Exploring the Fragmentation of Sodiated Species Involving Covalent-Bond Cleavages for Metabolite Characterization.

Rationale: Electrospray (ESI), the most popular desorption/ionization technique used in mass spectrometry-based metabolomics, generates both protonated and deprotonated molecules, as well as adduct ions, sodium being the most frequent monoatomic cation entering their composition. With the spread and generalization of untargeted data-dependent and independent tandem mass spectrometry experiments, considering product ion spectra of sodium-containing entities appears relevant to complement fragmentation information of their protonated and deprotonated counterparts.
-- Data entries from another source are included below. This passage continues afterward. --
template <int NB>
__device__ __forceinline__ double p_row(const QpCtx& q, const int i, const double* Dz, const double* vin) {
  constexpr int HB = NB, W = HB + 1;
  const int N = q.N, nbo = q.n_band;
  const double* const Pb = q.Pband;
  const int* const offs = q.band_offs;
  double s = 0.0;
  for (int t0 = 0; t0 < nbo; t0 += 4) {
    double v[4];
#pragma unroll
    for (int u = 0; u < 4; ++u) {
      const int k = (t0 + u < nbo) ? offs[t0 + u] : -1;
      v[u] = (k >= 0 && k <= i) ? (Pb[i * W + k] * Dz[i - k]) * vin[i - k] : 0.0;
    }
    s += v[0]; s += v[1]; s += v[2]; s += v[3];
  }
  for (int t0 = 0; t0 < nbo; t0 += 4) {
    double v[4];
#pragma unroll
    for (int u = 0; u < 4; ++u) {
      const int k = (t0 + u < nbo) ? offs[t0 + u] : -1;
      v[u] = (k >= 1 && i + k < N) ? (Pb[(i + k) * W + k] * Dz[i + k]) * vin[i + k] : 0.0;
    }
    s += v[0]; s += v[1]; s += v[2]; s += v[3];
  }
  return s * (q.c * Dz[i]);
}
template <int NB>
__device__ __forceinline__ void p_matvec(const QpCtx& q, const double* in, double* out) {
  extern __shared__ double sm[];
  const int N = q.N, Np = q.Np;
  const double* const Dz = sm + (q.Dz - q.smbase);
  const double* const vin = sm + (in - q.smbase);
  double* const vout = sm + (out - q.smbase);
  for (int i = q.tid; i < Np; i += kQpThreads) vout[i] = (i < N) ? p_row<NB>(q, i, Dz, vin) : 0.0;
  __syncthreads();
}
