# lasgroup/safe-adaptation-gym

Measured on AMD Instinct MI355X. Metric: env-steps/sec (batched) Point/GoToGoal, higher is better.
Workload: dtype f32

## Files before the change

### safe_adaptation_gym_amd/csrc/sag_api.hip

```cpp
#include <hip/hip_runtime.h>

#include <cmath>
#include <cstdarg>
#include <cstdio>
#include <cstdlib>
#include <algorithm>
#include <cstring>
#include <string>
#include <vector>

#include "sag_device.hpp"
#include "sag_reset.hpp"
#include "sag_rollout.hpp"
#include "sag_fork.hpp"

#ifndef SAG_SPLIT_MIN_ENVS
#define SAG_EARLY_FORK_MIN_ENVS 2097152
#define SAG_SPLIT_MIN_ENVS 262144
#define SAG_SPLIT_MIN_ENVS_CAR 393216
#endif

using namespace sag;

namespace {
// ... 340 lines not shown

void launch_lidar_cost(sag_ctx* c, int n, int K, const float* d_robot, const float* d_pts, const uint8_t* d_grp, float hazard_size,
                       float* d_lid, int32_t* d_bins, uint8_t* d_cost) {
  static const bool use_reg = [] { const char* e = getenv("SAG_LIDAR_REG"); return !e || atoi(e) != 0; }();
  int team = n <= 16384 ? 16 : (n <= 262144 ? 8 : 4);
  if (const char* e = getenv("SAG_LIDAR_TEAM")) team = atoi(e);
  if (team == 2)
    hipLaunchKernelGGL(k_lidar_cost_team<2>, dim3((n + 31) / 32), dim3(WAVE), 0, c->stream, n, K, d_robot, d_pts, d_grp, hazard_size,
                       d_lid, d_bins, d_cost);
  else if (team == 8)
    hipLaunchKernelGGL(k_lidar_cost_team<8>, dim3((n + 7) / 8), dim3(WAVE), 0, c->stream, n, K, d_robot, d_pts, d_grp, hazard_size,
                       d_lid, d_bins, d_cost);
  else if (team >= 16)
    hipLaunchKernelGGL(k_lidar_cost_team<16>, dim3((n + 3) / 4), dim3(WAVE), 0, c->stream, n, K, d_robot, d_pts, d_grp, hazard_size,
                       d_lid, d_bins, d_cost);
  else if (team >= 4)
    hipLaunchKernelGGL(k_lidar_cost_team<4>, dim3((n + 15) / 16), dim3(WAVE), 0, c->stream, n, K, d_robot, d_pts, d_grp, hazard_size,
                       d_lid, d_bins, d_cost);
  else if (K <= LC_KREG && use_reg)
    hipLaunchKernelGGL(k_lidar_cost_reg, dim3((n + WAVE - 1) / WAVE), dim3(WAVE), 0, c->stream, n, K, d_robot, d_pts, d_grp,
                       hazard_size, d_lid, d_bins, d_cost);
  else
    hipLaunchKernelGGL(k_lidar_cost, dim3((n + WAVE - 1) / WAVE), dim3(WAVE), lidar_cost_lds_bytes(K), c->stream, n, K, d_robot, d_pts,
                       d_grp, hazard_size, d_lid, d_bins, d_cost);
}

}

extern "C" {

int sag_device_count(void) {
  int n = 0;
  if (hipGetDeviceCount(&n) != hipSuccess) return 0;
  return n;
}

int sag_robot_info(int32_t robot, int32_t out[5], double* dt) {
  if (robot < 0 || robot > 2 || !out || !dt) return SAG_ERR_ARG;
  const RobotInfo& r = ROBOTS[robot];
  out[0] = r.nu; out[1] = r.obs_dim; out[2] = r.nstep; out[3] = r.nq; out[4] = r.nv;
  *dt = r.dt;
  return SAG_OK;
}

const char* sag_last_error(const sag_ctx* ctx) { return ctx ? ctx->err.c_str() : g_create_error.c_str(); }

int sag_create(const sag_config* cfg, sag_ctx** out) {
  if (!cfg || !out) return fail(nullptr, SAG_ERR_ARG, "null argument");
  *out = nullptr;
  if (cfg->abi_version != SAG_ABI_VERSION)
    return fail(nullptr, SAG_ERR_ARG, "ABI version %d, library is %d", cfg->abi_version, SAG_ABI_VERSION);
  if (cfg->robot < 0 || cfg->robot > 2) return fail(nullptr, SAG_ERR_ARG, "bad robot %d", cfg->robot);
  if (cfg->n_envs <= 0) return fail(nullptr, SAG_ERR_ARG, "n_envs must be positive");
  if (cfg->max_hazards < 0 || cfg->max_hazards > SAG_MAX_HAZARDS || cfg->max_vases < 0 ||
      cfg->max_vases > SAG_MAX_VASES || cfg->max_pillars < 0 || cfg->max_pillars > SAG_MAX_PILLARS ||
      cfg->max_buttons < 0 || cfg->max_buttons > SAG_MAX_BUTTONS)
    return fail(nullptr, SAG_ERR_ARG, "capacity out of range");
  int ndev = 0;
  if (hipGetDeviceCount(&ndev) != hipSuccess || ndev == 0)
    return fail(nullptr, SAG_ERR_NODEVICE, "no HIP device visible");
  if (cfg->device < 0 || cfg->device >= ndev)
    return fail(nullptr, SAG_ERR_NODEVICE, "device %d out of range (%d visible)", cfg->device, ndev);
  sag_ctx* c = new sag_ctx();
  c->cfg = *cfg; c->rb = ROBOTS[cfg->robot]; c->N = cfg->n_envs;
  c->split = c->N >= (cfg->robot == SAG_ROBOT_CAR ? SAG_SPLIT_MIN_ENVS_CAR : SAG_SPLIT_MIN_ENVS);
  if (const char* e = getenv("SAG_SPLIT")) c->split = atoi(e) != 0;
  const size_t N = (size_t)c->N;
#define CREATE_CHK(call)                                                                         \
  do {                                                                                           \
    hipError_t e_ = (call);                                                                      \
    if (e_ != hipSuccess) {                                                                      \
      int rc_ = fail(nullptr, SAG_ERR_HIP, "%s failed: %s", #call, hipGetErrorString(e_));       \
      sag_destroy(c);                                                                            \
      return rc_;                                                                                \
    }                                                                                            \
  } while (0)
  CREATE_CHK(hipSetDevice(cfg->device));
  CREATE_CHK(hipStreamCreateWithFlags(&c->stream, hipStreamNonBlocking));
  {
    int lo = 0, hi = 0;
    CREATE_CHK(hipDeviceGetStreamPriorityRange(&lo, &hi));
    CREATE_CHK(hipStreamCreateWithPriority(&c->stream2, hipStreamNonBlocking, lo));
  }
  CREATE_CHK(hipEventCreateWithFlags(&c->ev_fork, hipEventDisableTiming));
  CREATE_CHK(hipEventCreateWithFlags(&c->ev_join, hipEventDisableTiming));
  CREATE_CHK(hipEventCreateWithFlags(&c->ev_xsrc, hipEventDisableTiming));
  CREATE_CHK(hipEventCreateWithFlags(&c->ev_xdone, hipEventDisableTiming));
  if (const char* e = getenv("SAG_EARLY_FORK")) c->early_fork = atoi(e);
  if (const char* e = getenv("SAG_BUSY_KINDS")) c->busy_kinds = atoi(e) != 0 ? 1 : 0;
  if (const char* e = getenv("SAG_BUSY_KINDS_MIN")) c->kinds_min = atoi(e);
  {
    hipDeviceProp_t prop;
    if (hipGetDeviceProperties(&prop, cfg->device) == hipSuccess && prop.multiProcessorCount > 0) c->n_cu = prop.multiProcessorCount;
  }
  CREATE_CHK(hipMalloc(&c->S, N * DEV_FLOATS * sizeof(float)));
  CREATE_CHK(hipMalloc(&c->I, icount(N) * sizeof(int32_t)));
  CREATE_CHK(hipMalloc(&c->G, N * 3 * NBODY * sizeof(float)));
  CREATE_CHK(hipMalloc(&c->d_rows, BUSY_CLASSES * N * sizeof(int32_t)));
  CREATE_CHK(hipMalloc(&c->d_kind, N));
  CREATE_CHK(hipMemset(c->d_kind, 0, N));
  CREATE_CHK(hipMalloc(&c->d_count, (2 * BUSY_CLASSES + 1) * sizeof(int32_t)));
  CREATE_CHK(hipMemset(c->d_count, 0, (2 * BUSY_CLASSES + 1) * sizeof(int32_t)));
  CREATE_CHK(hipMalloc(&c->L_f, N * SAG_REC_FLOATS * sizeof(float)));
  CREATE_CHK(hipMalloc(&c->L_i, N * SAG_REC_INTS * sizeof(int32_t)));
  CREATE_CHK(hipMalloc(&c->st_f, N * SAG_REC_FLOATS * sizeof(float)));
  CREATE_CHK(hipMalloc(&c->st_i, N * SAG_REC_INTS * sizeof(int32_t)));
// ... 748 lines not shown
```

### safe_adaptation_gym_amd/csrc/sag_device.hpp

```cpp
#pragma once
#include <hip/hip_runtime.h>
#include <stdint.h>

#include <type_traits>

#include "../../include/sag.h"

namespace sag {

constexpr int WAVE = 64;

enum { DI_META = 0, DI_TSTATE = 1, DI_STEP = 2, DI_ENVID = 3, DI_FLAGS = 4, DI_COUNT = 5 };
constexpr int FLAG_EPISODE_SHIFT = 8;
__host__ __device__ constexpr size_t ipad(size_t N) { return (N + 3) & ~(size_t)3; }
__host__ __device__ constexpr size_t icount(size_t N) { return ipad(N) + 4 * N; }
__host__ __device__ constexpr size_t iaddr(int w, size_t N, size_t i) {
  return w == DI_TSTATE ? i : ipad(N) + i * 4 + (w == DI_META ? 0 : (w == DI_STEP ? 1 : (w == DI_ENVID ? 2 : 3)));
}

constexpr int DEV_FLOATS = 192, DEV_GROUPS = DEV_FLOATS / 4;
constexpr int DV_POS = 40, DV_VEL = 76, DG_HAZ = 5, DG_POS = 10, DG_PILLARS = 4, DG_BUTTONS = 28;
__host__ __device__ constexpr int didx(int k) {
  return k < 6 ? k
       : k < 9 ? 136 + (k - 6)
// ... 454 lines not shown
    const float ha = a.box ? a.b : a.a;
    const float lax = obx + a.ox * rc - a.oy * rs, lay = oby + a.ox * rs + a.oy * rc;
    const float pbx = a.a * ac + ha * as + SAT_EPS, pby = a.a * as + ha * ac + SAT_EPS;
#pragma unroll
    for (int gb = 0; gb < NB; gb++) {
      const Geom b = shape_geom(shB, gb, vsz, rstatic);
      const float hb = b.box ? b.b : b.a;
      const bool hit = !(fabsf(lbx[gb] - a.ox) > a.a + pax[gb]) && !(fabsf(lby[gb] - a.oy) > ha + pay[gb]) &&
                       !(fabsf(lax - b.ox) > b.a + pbx) && !(fabsf(lay - b.oy) > hb + pby);
      mask |= (mask_t)hit << (8 * ga + gb);
    }
  }
  int n = 0;
  while (mask) {
    const int pbit = (NA > 4 ? __ffsll((unsigned long long)mask) : __ffs((unsigned int)mask)) - 1;
    mask &= mask - 1;
    const int ga = NA > 1 ? pbit >> 3 : 0, gb = NB > 1 ? pbit & 7 : 0;
    const Geom a = shape_geom(SHA, ga, vsz, rstatic);
    Geom b = shape_geom(shB, gb, vsz, rstatic);
    const float ax = A.x + ca * a.ox - sa * a.oy, ay = A.y + sa * a.ox + ca * a.oy;
    const float qx = B.x + cb * b.ox - sb * b.oy, qy = B.y + sb * b.ox + cb * b.oy;
    if (!a.box && !b.box) n += cc_contact(A, B, ax, ay, a.a, qx, qy, b.a, sol);
    else if (!a.box) n += cb_contact(A, B, ax, ay, a.a, qx, qy, cb, sb, b.a, b.b, true, sol);
    else if (!b.box) n += cb_contact(B, A, qx, qy, b.a, ax, ay, ca, sa, a.a, a.b, false, sol);
    else n += bb_contact(A, B, ax, ay, ca, sa, a.a, a.b, qx, qy, cb, sb, b.a, b.b, sol);
  }
  return n;
}
template <int SHA, bool MULTI>
__device__ inline int collide_list(BV& A, float ca, float sa, BV& B, int shB, float cb, float sb, float vsz,
                                   float rstatic, const Sol& sol) {
#ifdef SAG_COLLIDE_REF
  return collide_shapes<true>(A, SHA, ca, sa, B, shB, cb, sb, vsz, rstatic, sol);
#endif
  if constexpr (MULTI) {
    if (shape_ngeom(shB) > 1) return collide_list_nb<SHA, 5>(A, ca, sa, B, SH_BOX, cb, sb, vsz, rstatic, sol);
  }
  if constexpr (SHA != SH_CAR) return collide_shapes<true>(A, SHA, ca, sa, B, shB, cb, sb, vsz, rstatic, sol);
  return collide_list_nb<SHA, 1>(A, ca, sa, B, shB, cb, sb, vsz, rstatic, sol);
}

constexpr int NBODY = SAG_MAX_VASES + 1, BOX_ID = SAG_MAX_VASES;
constexpr int DPOOL = 3;
enum { LS_X = 0, LS_Y = NBODY, LS_YAW = 2 * NBODY, LS_POOL = 3 * NBODY };
constexpr int LDS_SLOTS = LS_POOL + 6 * DPOOL;
constexpr int LDS_FLOATS = LDS_SLOTS * WAVE;
constexpr int CAR_PARK_SLOTS = 23;
enum { CP_FL = 0, CP_F0 = 5, CP_PX = 8, CP_EACC = 11, CP_Q = 16, CP_TAIL = 20 };
#define CPK(j) lds[(LDS_SLOTS + (j)) * WAVE + lane]
constexpr int STG_BASE = LS_YAW * WAVE;

enum { CY_LOAD = 0, CY_ROBOT, CY_RS, CY_RV, CY_VS, CY_VV_BROAD, CY_VV_NARROW, CY_INTEG, CY_WRITEBACK,
       CY_REWARD, CY_RESAMPLE, CY_COST, CY_LIDAR, CY_OBS_STORE, CY_TAIL, CY_N };
#ifdef SAG_WAVE_TIMES
constexpr int WT_MAX = 16384;
static __device__ unsigned long long g_wt[WT_MAX][2];
static __device__ int g_wt_env[WT_MAX][64];
static __device__ unsigned char g_wt_work[WT_MAX][64][8];
static __device__ unsigned short g_wt_trips[WT_MAX][8];
#define WTW(k) do { if (wt_work[k] < 255) wt_work[k]++; } while (0)
__device__ inline int wt_wave_max(int v) { for (int off = 32; off; off >>= 1) v = max(v, __shfl_xor(v, off)); return v; }
#define WTT(k, v) do { wt_trips[k] += (unsigned)wt_wave_max((int)(v)); } while (0)
#else
#define WTW(k) do {} while (0)
#define WTT(k, v) do {} while (0)
#endif
#ifdef SAG_CYCLES
static __device__ unsigned long long g_cyc[3][CY_N + 1];
static __device__ unsigned long long g_cyc_worst[3][CY_N + 1];
static __device__ unsigned long long g_cyc_worst_block[3];
static __device__ unsigned long long g_cyc_hist[3][64];
#define CYC_DECL unsigned long long cyc_acc[CY_N] = {}; unsigned long long cyc_t = __builtin_readcyclecounter();
#define CYC(k) do { const unsigned long long t_ = __builtin_readcyclecounter(); cyc_acc[k] += t_ - cyc_t; cyc_t = t_; } while (0)
__device__ inline unsigned long long cyc_wave_red(unsigned long long v, bool take_max) {
  for (int off = 32; off; off >>= 1) {
    const unsigned long long o = ((unsigned long long)(unsigned)__shfl_xor((int)(v >> 32), off) << 32) | (unsigned)__shfl_xor((int)(v & 0xffffffffu), off);
    v = take_max ? (o > v ? o : v) : (o < v ? o : v);
  }
  return v;
}
#define CYC_FLUSH(mode) do { unsigned long long tot_ = 0, red_[CY_N]; \
    for (int k_ = 0; k_ < CY_N; k_++) { red_[k_] = cyc_wave_red(k_ == CY_ROBOT && !live ? ~0ull : cyc_acc[k_], k_ != CY_ROBOT); tot_ += red_[k_]; } \
    if (lane == 0) { for (int k_ = 0; k_ < CY_N; k_++) atomicAdd(&g_cyc[mode][k_], red_[k_]); \
    atomicAdd(&g_cyc[mode][CY_N], 1ull); \
    { const int lg_ = 63 - __clzll((long long)(tot_ | 1ull)); const int q_ = lg_ >= 2 ? (int)(tot_ >> (lg_ - 2) & 3ull) : 0; \
      const int b_ = 4 * lg_ + q_ - 40; atomicAdd(&g_cyc_hist[mode][b_ < 0 ? 0 : (b_ > 63 ? 63 : b_)], 1ull); } \
    if (atomicMax(&g_cyc_worst[mode][CY_N], tot_) < tot_) { for (int k_ = 0; k_ < CY_N; k_++) g_cyc_worst[mode][k_] = red_[k_]; g_cyc_worst_block[mode] = blockIdx.x; } } } while (0)
#else
#define CYC_DECL
#define CYC(k) do {} while (0)
#define CYC_FLUSH(mode) do {} while (0)
#endif
}
#include "sag_doggo.hpp"
namespace sag {
#define SF(k) S[saddr((k), (size_t)N, (size_t)i)]
#define SD(d) S[((size_t)((d) >> 2) * N + i) * 4 + ((d) & 3)]
#define LP(base, k) lds[((base) + (k)) * WAVE + lane]
#define POOL(d, c) lds[(LS_POOL + (d) * 6 + (c)) * WAVE + lane]
#define STG(j) lds[STG_BASE + lane * STG_STRIDE + (j)]
#define TILE(b) lds[STG_BASE + (b) * WAVE + lane]

constexpr uint32_t TS_AWAKE_SHIFT = 17, TS_AWAKE_BITS = (1u << NBODY) - 1;

struct Dyn {
  float* lds; float* S; float* G; int lane, N, i;
  uint32_t dmap;
  uint32_t ovf;
  int nd;
  __device__ int vel_field(int k) const { return DV_VEL + 3 * k; }
  __device__ int slot(int k) const { return (int)(dmap >> (2 * k) & 3u) - 1; }
  __device__ bool has(int k) const { return (dmap >> (2 * k) & 3u) || (ovf >> k & 1u); }
  __device__ void ensure(int k, bool from_state) {
    if (has(k)) return;
    float vx = 0, vy = 0, w = 0;
    if (nd < DPOOL) {
      if (from_state) { const int f = vel_field(k); vx = SD(f); vy = SD(f + 1); w = SD(f + 2); }
      const int d = nd++;
      dmap |= (uint32_t)(d + 1) << (2 * k);
      POOL(d, 0) = vx; POOL(d, 1) = vy; POOL(d, 2) = w; POOL(d, 3) = 0; POOL(d, 4) = 0; POOL(d, 5) = 0;
    } else {
      ovf |= 1u << k;
      if (!from_state) { const int f = vel_field(k); SD(f) = 0; SD(f + 1) = 0; SD(f + 2) = 0; }
      for (int c = 0; c < 3; c++) G[((size_t)c * NBODY + k) * N + i] = 0;
    }
  }
  __device__ void get(int k, float& vx, float& vy, float& w, float& ax, float& ay, float& aw) const {
    const int d = slot(k);
    if (d >= 0) { vx = POOL(d, 0); vy = POOL(d, 1); w = POOL(d, 2); ax = POOL(d, 3); ay = POOL(d, 4); aw = POOL(d, 5); }
    else if (ovf >> k & 1u) {
      const int f = vel_field(k);
      vx = SD(f); vy = SD(f + 1); w = SD(f + 2);
      ax = G[((size_t)0 * NBODY + k) * N + i]; ay = G[((size_t)1 * NBODY + k) * N + i]; aw = G[((size_t)2 * NBODY + k) * N + i];
    } else { vx = vy = w = ax = ay = aw = 0; }
  }
  __device__ void set_acc(int k, float ax, float ay, float aw) {
    const int d = slot(k);
    if (d >= 0) { POOL(d, 3) = ax; POOL(d, 4) = ay; POOL(d, 5) = aw; }
    else { G[((size_t)0 * NBODY + k) * N + i] = ax; G[((size_t)1 * NBODY + k) * N + i] = ay; G[((size_t)2 * NBODY + k) * N + i] = aw; }
  }
  __device__ void set_vel(int k, float vx, float vy, float w) {
    const int d = slot(k);
    if (d >= 0) { POOL(d, 0) = vx; POOL(d, 1) = vy; POOL(d, 2) = w; }
    else { const int f = vel_field(k); SD(f) = vx; SD(f + 1) = vy; SD(f + 2) = w; }
  }
};
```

Methods: Solutions of pure standards, mainly amino and organic acids, were prepared at 1 μg/mL and injected either by direct infusion or by flow-injection prior to ESI-MS/MS analysis. Product ion spectra of (de)protonated and sodiated molecules were recorded both in positive and negative modes on Orbitrap instruments under both non-resonant and resonant excitation conditions. Various normalized collision energies (NCE) were applied and the resulting collisional spectra were analyzed.

Results: Examination of the resulting collisional spectra clearly revealed that fragmentation of sodiated ion species may produce spectra significantly different from [M + H]⁺ or [M - H]^-. They can be highly informative and result from specific fragmentation mechanisms based on covalent bond cleavages (CBCs) compared to protonated or deprotonated molecules. These specific CBCs involving sodium retention either in product ions or in neutral losses have been investigated and seem to occur when the sodium cation is involved in an ion-ion type interaction within the structure.

Conclusions: Overall, we show, using representative examples of biologically relevant metabolites, the benefits of considering MS/MS data generated from sodiated entities, in addition to [M + H]⁺ and [M - H]^- collisional data, to improve metabolite identification. The differentiation of four positional isomers is a striking illustration of the power of fragmentation information obtained with species of the [M - 2H + Na]^- form. Considering the number of metabolites featuring chemical groups capable of interacting with Na⁺, systematic integration of these data into annotation workflows should be considered.